Top and bottom Columbia thermals over my polkadot undies, merino socks, Duluth firehose pants, two Superseal sweatshirts, a fresh pair of thermal boots, polar penguin gloves and a nice tight fitting thermal hat.

I usually also buy a fresh case of foot and hand warmers and leave them in the truck...really come in handy during those brutal days.

Logistics come into play as well, when you can...stay dry, follow the sun, avoid the winds and no long lunches.

Now get back to work!


----------



## wakonako (Sep 7, 2013)

I'm in Florida.
Long Pants and long sleeves keep us warm during the 3 days of winter. Usually back to shorts and T-Shirt by lunch.


----------



## 91782 (Sep 6, 2012)

I'm a man, I don't get cold.

When I see a crew frozen solid, I grab a couple twisty 2 x 12s and rub 'em together real fast until they just begin to smolder to thaw them out.
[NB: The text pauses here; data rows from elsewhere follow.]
@@ -333,8 +322,8 @@
       const bool first = __ballot(ts_empty == 1ull) != 0ull && __ballot(ts_empty > 1ull) == 0ull;
       if (first) {
         const unsigned long long now = __builtin_amdgcn_s_memrealtime();
-        ts_live = (uint32_t)__popcll(__ballot(!done));
-        uint32_t sl = (!done && s_left > 0) ? (uint32_t)s_left : 0u;
+        ts_live = count_of(m_all & ~m_done);
+        uint32_t sl = (lanes_of(m_all & ~m_done) && s_left > 0) ? (uint32_t)s_left : 0u;
         for (int off = 32; off >= 1; off >>= 1) sl += __shfl_xor(sl, off);
         ts_left = sl;
         ts_pool = pool.end - pool.next;
@@ -346,7 +335,8 @@
       if (__ballot(ts_empty > 1ull) != 0ull) ++ts_trips_after;
     }
 #endif
-    if (__ballot(done) != 0ull) {
+    if (m_done != 0ull) {
+      bool done = lanes_of(m_done), need_sample = lanes_of(m_ns), helping = lanes_of(m_help), holding = lanes_of(m_hold);
 #ifdef RTOW_DONATE_R2
       const bool ready = !done && need_sample && s_left <= 0 && n_out > 0;
       if (__ballot(ready) != 0ull) {
@@ -442,14 +432,15 @@
       } else {
         --tail_left;
       }
-    }
-    if (__ballot(!done || holding) == 0ull) break;
+      m_done = vote(done), m_ns = vote(need_sample), m_help = vote(helping), m_hold = vote(holding);
+    }
+    if (((m_all & ~m_done) | m_hold) == 0ull) break;
     stamps.mark(RG_FETCH);
 
-    const bool live = !done && !(need_sample && s_left <= 0);
-
-    const bool do_regen = live && need_sample;
-    const bool do_scat = live && pending_hit;
+    const lanemask m_live = m_all & ~m_done & ~(m_ns & vote(s_left <= 0));
+
+    const lanemask m_regen = m_live & m_ns, m_scat = m_live & m_ph;
+    const bool do_regen = lanes_of(m_regen), do_scat = lanes_of(m_scat);
     V3 normal = anyv3();
     bool front = true;
     int mi = 0, kind = 0;
@@ -566,7 +557,7 @@
       g.r += 1u;
     }
     if constexpr (STAMPS) {
-      if (__ballot(do_regen || do_scat) != 0ull) stamps.blocks += 1;
+      if ((m_regen | m_scat) != 0ull) stamps.blocks += 1;
     }
     V3 dirbase = anyv3();
     real s_ang = anyv(real(0)), s_arg = anyv(real(0)), s_z = anyv(real(0));
@@ -646,39 +637,42 @@
 #ifdef RTOW_FAST_MATH
       throughput = {1, 1, 1};
 #endif
-      need_sample = false;
-    }
+    }
+    m_ns &= ~m_regen;
+    m_ph &= ~m_scat;
+    V3 ab_d = anyv3();
     if (do_scat) {
-      pending_hit = false;
-      bool absorbed = false;
       const real s_r = (real)max(max(o2 & 0xffffu, o2 >> 16), o3 & 0xffffu) * real(0x1p-16);
       const real s_rs = s_r * s_sq;
       const V3 rnd = V3{s_rs * s_cs, s_rs * s_sn, s_r * s_z};
       if (kind == 0) {
-        absorbed = rabs(normal.x - rnd.x) < real(1e-8) && rabs(normal.y - rnd.y) < real(1e-8) &&
-                   rabs(normal.z - rnd.z) < real(1e-8);
+        ab_d = normal - rnd;
         rd = normal + rnd;
       } else {
         rd = dirbase + m_fuzz * rnd;
       }
-      if (absorbed) {
-        need_sample = true;
-        --s_left;
-        ++g.sample;
-      } else {
+    }
+    const lanemask m_absorbed = m_scat & vote(kind == 0) & vote(rabs(ab_d.x) < real(1e-8)) & vote(rabs(ab_d.y) < real(1e-8)) &
+                                vote(rabs(ab_d.z) < real(1e-8));
+    if (lanes_of(m_absorbed)) {
+      --s_left;
+      ++g.sample;
+    }
+    m_ns |= m_absorbed;
+    if (lanes_of(m_scat & ~m_absorbed)) {
 #ifdef RTOW_FAST_MATH
-        throughput = throughput * m_att;
-#else
-        P.stack[(size_t)nb * P.n_lanes + lane_g] = (uint32_t)mi;
-#endif
-        ++nb;
-        --depth;
-      }
+      throughput = throughput * m_att;
+#else
+      P.stack[(size_t)nb * P.n_lanes + lane_g] = (uint32_t)mi;
+#endif
+      ++nb;
+      --depth;
     }
     stage_prio<kPrioStage>();
-    const bool tracing = live && !need_sample;
-
-    stamps.mark(RG_REGEN, __ballot(do_regen || do_scat));
+    const lanemask m_tracing = m_live & ~m_ns;
+    [[maybe_unused]] const bool tracing = lanes_of(m_tracing);
+
+    stamps.mark(RG_REGEN, m_regen | m_scat);
     if constexpr (STAMPS) {
       stamps.trips += 1;
       if (t_empty != 0ull) trips_after_empty += 1;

Other times, I just sit in the truck with the heater on - just because I don't want to get in their way...

:jester:


----------



## fourcornerhome (Feb 19, 2008)

Stay dry, keep moving. Schedule inside work for the coldest days if possible.


----------



## ScipioAfricanus (Sep 13, 2008)

To re-iterate, layering is very important here. It can get fairly cold for Calif. in morning, sometimes close to 32 deg. at dawn (rarely but it does happen) then warm up into the 70s'. Gloves and jacket in the morning then peel away as the day progresses.

Insulated boots can be a problem if you don't bring other shoes as it warms.



Andy.


----------



## Lunicy (Dec 24, 2004)

I keep warm by just dressing up. And drinking alot of hot coffee. And just suffer.


----------



## wazez (Oct 25, 2008)

The colder it is the faster I work. But seriously good thermal base layer are great along with other layers. I don't like coveralls to work in.


----------



## Defenestrate (Aug 13, 2015)

Synthetic longies, fleece hat, maybe a fleece jacket... Things don't get too cool in my neck of the woods. (Up north, it used to be everything plus insulated coveralls. Makes me shiver just thinking about those days. Brrr!)


----------



## mtb (Oct 11, 2012)

Dirtywhiteboy said:


> That's a great idea right there!!:laughing: Are you in Kailua-Kona??
> 
> Now if you were working on those telescopes you could get cold:whistling




I'm on the Hilo side... Plenty of rain but that's as bad as it gets. Sometimes I wish it we had a mild winter but I'd probably have to find an inside job if I ever lived anywhere actually cold. 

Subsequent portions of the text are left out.